# Task
Each line of the material below is to be checked for "edge"; the number of matching lines is the only output expected.

= Beginning of Section =

# liruiw/OMG-Planner

Hardware: AMD Instinct MI355X
Metric: CHOMP iterations/sec (batched scenes) + ms/plan, Panda 7-DoF 30-wp (higher is better)
Workload: dtype f32 SDF / f64 kinematics+update; 1 GPU; 100 table-top scenes/GPU x (64-goal goal-set cost + CHOMP step), Panda 9-dof, 30 waypoints; scenes_per_gpu=100, total_scenes=100, goals=64, waypoints=30, sdf_grid=4x64^3 + 128x96x32 per scene, private, goal_selection=MD on device (omgx_goal_update_optimize), pipeline_parts=3, top_k_collision=1000, plan_restart_every_steps=50

## Files before the change

### omg-planner_amd/csrc/omg_device.h

```cpp
#pragma once
#include <hip/hip_runtime.h>
#include <stdint.h>

#include "../../include/omg_hip.h"

#define OMG_WAVE 64

namespace omg {

struct __attribute__((packed, aligned(4))) F2 { float a, b; };
struct __attribute__((packed, aligned(4))) F4 { float a, b, c, d; };

__device__ __forceinline__ float lerpf(float a, float b, float t) { return __builtin_fmaf(t, b - a, a); }

struct Axis { int i0; float f; bool ok; };
__device__ __forceinline__ Axis axis_of(float g) {
    Axis a;
    a.ok = (g > -1.0e9f) && (g <= 1.0e9f);
    const float s = g - 0.5f;
    a.i0 = (int)s;
    a.f = s - (float)a.i0;
    const bool edge = (s == -1.0f) && (g > -0.5f);
    a.i0 = edge ? 0 : a.i0;
    a.f = edge ? -1.0f : a.f;
// ... 165 lines not shown
        fmx = sdf_value(G, axm, ay, az);
        fmy = sdf_value(G, ax, aym, az);
        fmz = sdf_value(G, ax, ay, azm);
    }
    const float g0 = (float)(0.5 * (double)(fpx - fmx) * o.rdelta);
    const float g1 = (float)(0.5 * (double)(fpy - fmy) * o.rdelta);
    const float g2 = (float)(0.5 * (double)(fpz - fmz) * o.rdelta);
    float v0, v1, v2;
    if (value <= 0.0f) {
        acc.pot += (float)(-(double)value + 0.5 * (double)o.eps);
        v0 = -g0; v1 = -g1; v2 = -g2;
    } else {
        const float d = value - o.eps;
        acc.pot += o.i2eps * d * d * o.pad;
        const float ie = o.ieps;
        v0 = ie * g0 * d * o.pad; v1 = ie * g1 * d * o.pad; v2 = ie * g2 * d * o.pad;
    }
    acc.gx += __builtin_fmaf(T[8], v2, __builtin_fmaf(T[4], v1, T[0] * v0));
    acc.gy += __builtin_fmaf(T[9], v2, __builtin_fmaf(T[5], v1, T[1] * v0));
    acc.gz += __builtin_fmaf(T[10], v2, __builtin_fmaf(T[6], v1, T[2] * v0));
}

template <bool WANT_GRAD>
__device__ __forceinline__ void sdf_pair(const ObjParams& o, const float* __restrict__ grid, float px, float py, float pz,
                                         Accum& acc) {
    const PairPrep pp = pair_prepare(o, px, py, pz);
    if (!pp.far) pair_exact<WANT_GRAD>(o, grid, pp.tx, pp.ty, pp.tz, acc);
}

#define OMG_CONST_AS __attribute__((address_space(4)))
typedef const OMG_CONST_AS omgx_object* ObjTablePtr;
typedef const OMG_CONST_AS int32_t* IntTablePtr;
#define OMG_GLOBAL_AS __attribute__((address_space(1)))
typedef const OMG_GLOBAL_AS char* GlobalBytes;
typedef float F2v __attribute__((ext_vector_type(2), aligned(4)));
__device__ __forceinline__ F2 global_f2(GlobalBytes p) { const F2v v = *(const OMG_GLOBAL_AS F2v*)p; return F2{v.x, v.y}; }
__device__ __forceinline__ ObjTablePtr as_const(const omgx_object* p) { return (ObjTablePtr)(uintptr_t)p; }
__device__ __forceinline__ IntTablePtr as_const(const int32_t* p) { return (IntTablePtr)(uintptr_t)p; }

__device__ __forceinline__ ObjParams load_object(ObjTablePtr ob) {
    ObjParams o;
#pragma unroll
    for (int k = 0; k < 12; ++k) o.T[k] = ob->pose_inv[k];
#pragma unroll
    for (int k = 0; k < 3; ++k) { o.lo[k] = ob->lo[k]; o.hi[k] = ob->hi[k]; o.dim[k] = ob->dim[k]; }
    o.delta = ob->delta; o.eps = ob->epsilon; o.pad = ob->padding_scale; o.clr = ob->clearance;
#pragma unroll
    for (int k = 0; k < 3; ++k) { o.rw[k] = ob->inv_extent[k]; o.rc[k] = ob->rb_c[k]; o.rh[k] = ob->rb_h[k]; }
    o.rr2 = ob->rb_r2;
    o.rdelta = ob->inv_delta; o.i2eps = ob->inv_2eps; o.ieps = ob->inv_eps;
    return o;
}

template <bool WANT_GRAD>
__device__ __forceinline__ Accum sdf_point(const omgx_object* __restrict__ objs, int o_begin, int o_end,
                                           const float* __restrict__ pool, float px, float py, float pz) {
    Accum acc{0.0f, 0.0f, 0.0f, 0.0f, 0.0f};
    for (int o = o_begin; o < o_end; ++o) {
        ObjTablePtr ob = as_const(objs) + o;
        if (ob->disabled > 0) continue;
        const ObjParams op = load_object(ob);
        sdf_pair<WANT_GRAD>(op, pool + ob->grid_offset, px, py, pz, acc);
    }
    return acc;
}

__device__ __forceinline__ void gq_warm_scalar_cache(const omgx_object* objects, int o_begin, int o_end, const double* balls) {
    const omgx_object* ob[8];
#pragma unroll
    for (int k = 0; k < 8; ++k) ob[k] = objects + (o_begin + k < o_end ? o_begin + k : o_end - 1);
#define OMG_WARM_OBJ(N) "s_load_dword s96, %" #N ", 0x0\n\ts_load_dword s97, %" #N ", 0x40\n\ts_load_dword s98, %" #N ", 0x80\n\ts_load_dword s99, %" #N ", 0xb4\n\t"
    asm volatile(OMG_WARM_OBJ(0) OMG_WARM_OBJ(1) OMG_WARM_OBJ(2) OMG_WARM_OBJ(3) OMG_WARM_OBJ(4) OMG_WARM_OBJ(5) OMG_WARM_OBJ(6) OMG_WARM_OBJ(7)
                 "s_load_dword s96, %8, 0x0\n\ts_load_dword s97, %8, 0x40\n\ts_load_dword s98, %8, 0x80\n\ts_load_dword s99, %8, 0xc0\n\t"
                 "s_load_dword s96, %8, 0x100\n\ts_load_dword s97, %8, 0x13c\n\ts_waitcnt lgkmcnt(0)"
                 :
                 : "s"(ob[0]), "s"(ob[1]), "s"(ob[2]), "s"(ob[3]), "s"(ob[4]), "s"(ob[5]), "s"(ob[6]), "s"(ob[7]), "s"(balls)
                 : "s96", "s97", "s98", "s99", "memory");
#undef OMG_WARM_OBJ
}

template <class DPtr>
struct RobotViewT {
    const double* __restrict__ raw;
    DPtr d;
    const double* __restrict__ g;
    int P;
    __device__ __forceinline__ RobotViewT(const double* blob, int P_) : raw(blob), d((DPtr)(uintptr_t)(blob + OMGX_ROBOT_POINTS + 30 * P_)), g(blob + OMGX_ROBOT_POINTS + 30 * P_), P(P_) {}
    __device__ __forceinline__ RobotViewT(const double* blob, int P_, DPtr chain_constants) : raw(blob), d(chain_constants), g(blob + OMGX_ROBOT_POINTS + 30 * P_), P(P_) {}
    __device__ __forceinline__ DPtr uvw(int i) const { return d + 27 * i; }
    __device__ __forceinline__ DPtr tp(int i) const { return d + 189 + 3 * i; }
    __device__ __forceinline__ DPtr hand() const { return d + 210; }
    __device__ __forceinline__ DPtr lf() const { return d + 222; }
    __device__ __forceinline__ DPtr rf() const { return d + 234; }
    __device__ __forceinline__ const double* pts(int l, int p) const { return g + 246 + 3 * (l * P + p); }
    __device__ __forceinline__ DPtr ax(int l) const { return d + 246 + 30 * P + 3 * l; }
    __device__ __forceinline__ DPtr og(int l) const { return d + 276 + 30 * P + 3 * l; }
    __device__ __forceinline__ double radius(int l) const { return d[306 + 30 * P + l]; }
    __device__ __forceinline__ DPtr ball(int l) const { return d + 316 + 30 * P + 4 * l; }
    __device__ __forceinline__ const double* lower() const { return raw + OMGX_ROBOT_LOWER; }
    __device__ __forceinline__ const double* upper() const { return raw + OMGX_ROBOT_UPPER; }
};
typedef RobotViewT<const double*> RobotView;
typedef RobotViewT<const OMG_CONST_AS double*> RobotViewS;

struct Pose { double R[9]; double t[3]; };
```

= End of Section =

# Answer area
3